> _Records provided_
═══
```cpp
__device__ __forceinline__ void set_priority_level(uint32_t level) {
  if (level == 0) __builtin_amdgcn_s_setprio(3);
  else if (level == 1) __builtin_amdgcn_s_setprio(2);
  else if (level == 2) __builtin_amdgcn_s_setprio(1);
  else __builtin_amdgcn_s_setprio(0);
}
__device__ __forceinline__ void set_progress_priority(uint32_t done, uint32_t total) {
  set_priority_level(__builtin_amdgcn_readfirstlane(total ? (done * 4u) / total : 0u));
// ... 69 lines not shown
  }
  if (!EARLY && pi == 2) {
#pragma unroll
    for (int g = 0; g < E / 4; ++g) sb[g] = B4[G::own4(li, g)];
  }
  if (pi == 0) {
    if (np == 1) {
#pragma unroll
      for (int e = 0; e < E; ++e) acc[e] = crt1_zq(acc[e], T.pc, T.crt);
      return true;
    }
    if (np == 2) {
#pragma unroll
      for (int e = 0; e < E; ++e) acc[e] = crt2_digit0(acc[e], T.pc);
    } else {
#pragma unroll
      for (int e = 0; e < E; ++e) acc[e] = crt_fold0(acc[e], np, T.pc, T.crt);
    }
#pragma unroll
    for (int g = 0; g < E / 4; ++g) A4[G::own4(li, g)] = make_uint4(acc[4 * g], acc[4 * g + 1], acc[4 * g + 2], acc[4 * g + 3]);
    return false;
  }
  if (pi == 1 && np == 2) {
#pragma unroll
    for (int g = 0; g < E / 4; ++g) {
      const uint4 dv = sa[g];
      const uint32_t d0[4] = {dv.x, dv.y, dv.z, dv.w};
#pragma unroll
      for (int i = 0; i < 4; ++i) acc[4 * g + i] = crt2_zq(acc[4 * g + i], d0[i], T.pc, T.crt);
    }
    return true;
  }
  if (pi == 1) {
#pragma unroll
    for (int g = 0; g < E / 4; ++g) {
      const uint4 dv = sa[g];
      const uint32_t d0[4] = {dv.x, dv.y, dv.z, dv.w};
      uint32_t va[4], vb[4];
#pragma unroll
      for (int i = 0; i < 4; ++i) {
        const uint32_t d1 = crt_digit1(acc[4 * g + i], d0[i], np, T.pc, T.crt);
        va[i] = crt_value01_modq(d0[i], d1, T.crt);
        vb[i] = crt_value01_modp2(d0[i], d1, T.pc, T.crt);
      }
      A4[G::own4(li, g)] = make_uint4(va[0], va[1], va[2], va[3]);
      B4[G::own4(li, g)] = make_uint4(vb[0], vb[1], vb[2], vb[3]);
// ... 91 lines not shown
#define RZK_STEP_PRIORITY()                             \
  do {                                                  \
    set_progress_priority(work_done, work_total);       \
    ++work_done;                                        \
  } while (0)

  for (uint32_t task = first_task; task < ntasks; task += gridDim.x * WPB) {
    const uint32_t b = task / tasks_per_entry;
    const uint32_t u0 = (task - b * tasks_per_entry) * units_per_task;
    const uint32_t u1 = u0 + units_per_task < nunits ? u0 + units_per_task : nunits;
    const uint32_t bo = ops.group > 1 ? b / ops.group : b;
    if (ops.preset) {
      if (lane == 0) flags[bo] = (uint8_t)ops.preset;
      if (TM::LL != 6) TM::sync();
    }
#pragma unroll 1
    for (uint32_t ui = u0; ui < u1; ++ui) {
      const Unit un = table_load(&wp->units[ui]);
      const Row rowA = table_load(&prog->rows[un.rowA]);
      const bool pair = un.rowB != kNoRow;
      const uint32_t un_items = un.nitems;
      const bool null_unit = un_items == 0;
      const bool has_shift = HAS_SHIFT && rowA.nshift > 0;
      if (has_shift) {
        bool fault = false;
        RZK_T0();
#pragma unroll 1
        for (uint32_t t = 0; t < rowA.nshift; ++t) {
          const Term tm = table_load(&prog->terms[rowA.term0 + rowA.nterms + t]);
          const int64_t* __restrict__ pa = operand_ptr(ops, tm.a_op, tm.a_off, b, bo, N);
          int32_t a[E];
          if (trusted) {
#pragma unroll
            for (int e = 0; e < E; ++e) a[e] = (int32_t)pa[G::j_p1(lane, e)];
          } else {
            uint32_t abad = 0, amx = 0;
#pragma unroll
            for (int e = 0; e < E; ++e) a[e] = canon_lo_mx(pa[G::j_p1(lane, e)], qhalf, abad, amx);
            fault = fault || canon_fail(abad, amx, qhalf);
          }
          shift_product<LOGN, false, true, TM>(st_sh, t == 0, tm.sign < 0, a, operand_ptr(ops, tm.b_op, tm.b_off, b, bo, N), lane,
                                           reinterpret_cast<int32_t*>(lds), T, fault, trusted);
        }
        if (fault) input_fault(ops, flags, bo, lane);
        TM::sync();
        RZK_T1(t_rot);
      }
// ... 9 lines not shown
#pragma unroll 1
        for (uint32_t it = 0; it < nit; ++it) {
          const bool last = it + 1 == nit;
          RZK_STEP_PRIORITY();
          int ln = lane;
          RZK_OPAQUE(ln);
          uint32_t acc[E];
#pragma unroll
          for (int c = 0; c < E; ++c) acc[c] = 0;
          if (!null_unit) {
            const Item im = table_load(&wp->items[un.item0 + it]);
            uint32_t x[E];
            float nb = 0.f;
            bool below = true;
            const bool chk = first && (im.flags & (TERM_CHECK | TERM_CHECK2));
            {
              RZK_T0();
              load_lift<LOGN, TM>(x, operand_ptr(ops, im.b_op, im.b_off, b, bo, N), ln, pc, first, nb, chk, ops.norm_limit, below, qhalf,
                              trusted, fault);
              RZK_T1(t_load);
            }
            if (chk && !below && (lane & 63) == 0) fail_check(flags + bo, ops.pad != 0, (im.flags & TERM_CHECK2) != 0);
            const bool vec = HAS_VEC && im.kind == ITEM_VEC;
            constexpr bool EARLY = E <= 16 && !HAS_VEC;
            uint32_t kreg[E];
            const uint4* __restrict__ kpA = reinterpret_cast<const uint4*>(key_ntt + ((size_t)im.keyA * kKeyImages + pi) * N);
            if (EARLY && !vec && im.keyA != kNoKey) {
#pragma unroll
              for (int g = 0; g < E / 4; ++g) {
                const uint4 kv = kpA[G::key4(ln, g)];
                kreg[4 * g] = kv.x, kreg[4 * g + 1] = kv.y, kreg[4 * g + 2] = kv.z, kreg[4 * g + 3] = kv.w;
              }
            }
            {
              RZK_T0();
              wave_fwd<LOGN, TM>(x, ln, lds, twf, pc);
              RZK_T1(t_fwd);
            }
            if (!EARLY && !vec && im.keyA != kNoKey) {
#pragma unroll
              for (int g = 0; g < E / 4; ++g) {
                const uint4 kv = kpA[G::key4(ln, g)];
                kreg[4 * g] = kv.x, kreg[4 * g + 1] = kv.y, kreg[4 * g + 2] = kv.z, kreg[4 * g + 3] = kv.w;
              }
            }
            uint32_t xb[E];
            if (vec) {
#pragma unroll
              for (int c = 0; c < E; ++c) xb[c] = csub(mont_lazy(x[c], pc.ninv_r2, pc.p, pc.npinv), pc.p);
              float na = 0.f;
              bool unused_below = true;
              load_lift<LOGN, TM>(x, operand_ptr(ops, im.a_op, im.a_off, b, bo, N), ln, pc, first, na, false, 0, unused_below, qhalf,
                              trusted, fault);
              wave_fwd<LOGN, TM>(x, ln, lds, twf, pc);
              if (first) boundA = bound_fma(na, nb, boundA);
            } else if (first) {
              if (im.keyA != kNoKey) boundA = bound_fma((float)key_l2[im.keyA], nb, boundA);
              if (pair && im.keyB != kNoKey) boundB = bound_fma((float)key_l2[im.keyB], nb, boundB);
            }
            const bool feedsA = vec || im.keyA != kNoKey;
            if (!last) {
              RZK_T0();
              if (vec) mac_park<LOGN, false, TM>(x, xb, im.signA < 0, P4, ln, it == 0, pc);
              else if (feedsA) mac_park<LOGN, false, TM>(x, kreg, im.signA < 0, P4, ln, it == 0, pc);
              RZK_T1(t_mac);
              continue;
            }
            RZK_T0();
            if (fault) input_fault(ops, flags, bo, lane);
            if (first) np = primes_for(boundA > boundB ? boundA : boundB, T);
#pragma unroll
            for (int c = 0; c < E; ++c) acc[c] = x[c];
            if (vec) {
              mac_park<LOGN, true, TM>(acc, xb, im.signA < 0, P4, ln, it == 0, pc);
            } else if (feedsA) {
              mac_park<LOGN, true, TM>(acc, kreg, im.signA < 0, P4, ln, it == 0, pc);
            } else {
#pragma unroll
              for (int g = 0; g < E / 4; ++g) {
                const uint4 v = P4[G::own4(ln, g)];
                acc[4 * g] = v.x, acc[4 * g + 1] = v.y, acc[4 * g + 2] = v.z, acc[4 * g + 3] = v.w;
              }
            }
            if (pair) {
              const uint4* __restrict__ kb = reinterpret_cast<const uint4*>(key_ntt + ((size_t)im.keyB * kKeyImages + pi) * N);
              uint32_t kbr[E];
#pragma unroll
              for (int g = 0; g < E / 4; ++g) {
                const uint4 kv = kb[G::key4(ln, g)];
                kbr[4 * g] = kv.x, kbr[4 * g + 1] = kv.y, kbr[4 * g + 2] = kv.z, kbr[4 * g + 3] = kv.w;
              }
              mac_park<LOGN, false, TM>(x, kbr, im.signB < 0, P4, ln, true, pc);
            }
            RZK_T1(t_mac);
          }
#pragma unroll 1
          for (uint32_t r = 0; r < (pair ? 2u : 1u); ++r) {
            if (r == 1) {
#pragma unroll
              for (int g = 0; g < E / 4; ++g) {
                const uint4 v = P4[G::own4(ln, g)];
                acc[4 * g] = v.x, acc[4 * g + 1] = v.y, acc[4 * g + 2] = v.z, acc[4 * g + 3] = v.w;
              }
            }
            bool done = true;
            RZK_STEP_PRIORITY();
            if (!null_unit) {
              RZK_T0();
              done = inverse_fold_global<LOGN, OPQ, TM>(pi, np, acc, lane, lds, twf + kTableLen, pc, st + (size_t)(2 * r) * N,
                                                    st + (size_t)(2 * r + 1) * N, T);
              RZK_T1(t_inv);
            }
            if (done) {
              RZK_T0();
              finish_row<LOGN, 16, TM>(acc, prog, table_load(&prog->rows[r ? un.rowB : un.rowA]), ops, b, bo, lane, T, flags,
                               (has_shift && r == 0) ? st_sh : nullptr);
              RZK_T1(t_fin);
            }
          }
        }
      }
    }
  }
#undef RZK_STEP_PRIORITY
#if RZK_STAMPS
  if (lane == 0) {
    const uint64_t stamp1 = __builtin_amdgcn_s_memrealtime();
    uint32_t hwid;
    asm volatile("s_getreg_b32 %0, hwreg(HW_REG_HW_ID)" : "=s"(hwid));
    uint32_t xcc;
    asm volatile("s_getreg_b32 %0, hwreg(HW_REG_XCC_ID)" : "=s"(xcc));
    uint32_t* o = st + kScratchLines * N;
    o[0] = (uint32_t)stamp0, o[1] = (uint32_t)(stamp0 >> 32), o[2] = (uint32_t)stamp1, o[3] = (uint32_t)(stamp1 >> 32);
    o[4] = hwid, o[5] = xcc, o[6] = blockIdx.x, o[7] = wave;
    const uint64_t cyc1 = __builtin_amdgcn_s_memtime();
    o[8] = (uint32_t)(cyc1 - cyc0);
    o[9] = (uint32_t)t_load, o[10] = (uint32_t)t_fwd, o[11] = (uint32_t)t_mac, o[12] = (uint32_t)t_inv, o[13] = (uint32_t)t_fin, o[14] = (uint32_t)t_rot;
  }
#endif
// ... 233 lines not shown
        int li = lane;
        RZK_OPAQUE(li);
        const bool have = r == 1 || haveA;
        uint32_t u[E];
        if (!have) {
#pragma unroll
          for (int e = 0; e < E; ++e) u[e] = 0;
        } else {
          uint32_t a[E];
          if (r == 0) unpark<LOGN, TM>(a, const_cast<const uint4*>(P4), li);
          else if (B0L) unpark<LOGN, TM>(a, const_cast<const uint4*>(PB0), li);
          else unpark<LOGN, TM>(a, reinterpret_cast<const uint4*>(st + 1 * N), li);
          RZK_STEP_PRIORITY();
          RZK_OPAQUE(li);
          wave_inv<LOGN, TM>(a, li, lds, tw_all + (size_t)(2 * 0 + 1) * kTableLen, T.pc[0]);
          if (np == 2) {
#pragma unroll
            for (int e = 0; e < E; ++e) u[e] = crt2_digit0(a[e], T.pc);
            if (P1L && r == 0) unpark<LOGN, TM>(a, const_cast<const uint4*>(P41), li);
            else unpark<LOGN, TM>(a, reinterpret_cast<const uint4*>(st + (r == 0 ? 0 : 2) * N), li);
            RZK_STEP_PRIORITY();
            RZK_OPAQUE(li);
            wave_inv<LOGN, TM>(a, li, lds, tw_all + (size_t)(2 * 1 + 1) * kTableLen, T.pc[1]);
#pragma unroll
            for (int e = 0; e < E; ++e) u[e] = crt2_zq(a[e], u[e], T.pc, T.crt);
          } else {
            uint32_t wb[E];
#pragma unroll
            for (int e = 0; e < E; ++e) u[e] = crt_fold0(a[e], 3, T.pc, T.crt);
            if (P1L && r == 0) unpark<LOGN, TM>(a, const_cast<const uint4*>(P41), li);
            else unpark<LOGN, TM>(a, reinterpret_cast<const uint4*>(st + (r == 0 ? 0 : 2) * N), li);
            RZK_STEP_PRIORITY();
            RZK_OPAQUE(li);
            wave_inv<LOGN, TM>(a, li, lds, tw_all + (size_t)(2 * 1 + 1) * kTableLen, T.pc[1]);
#pragma unroll
            for (int e = 0; e < E; ++e) {
              wb[e] = 0;
              crt_fold1(a[e], 3, T.pc, T.crt, u[e], wb[e]);
            }
            unpark<LOGN, TM>(a, reinterpret_cast<const uint4*>(st + (r == 0 ? 3 : 5) * N), li);
            RZK_STEP_PRIORITY();
            RZK_OPAQUE(li);
            wave_inv<LOGN, TM>(a, li, lds, tw_all + (size_t)(2 * 2 + 1) * kTableLen, T.pc[2]);
#pragma unroll
            for (int e = 0; e < E; ++e) {
              crt_fold2(a[e], T.pc, T.crt, u[e], wb[e]);
              u[e] = crt_finish_zq(u[e], 3, T.crt);
            }
// ... 27 lines not shown
```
═══
Reproduce each line from the data that has "volatile" in it.

    asm volatile("s_getreg_b32 %0, hwreg(HW_REG_HW_ID)" : "=s"(hwid));
    asm volatile("s_getreg_b32 %0, hwreg(HW_REG_XCC_ID)" : "=s"(xcc));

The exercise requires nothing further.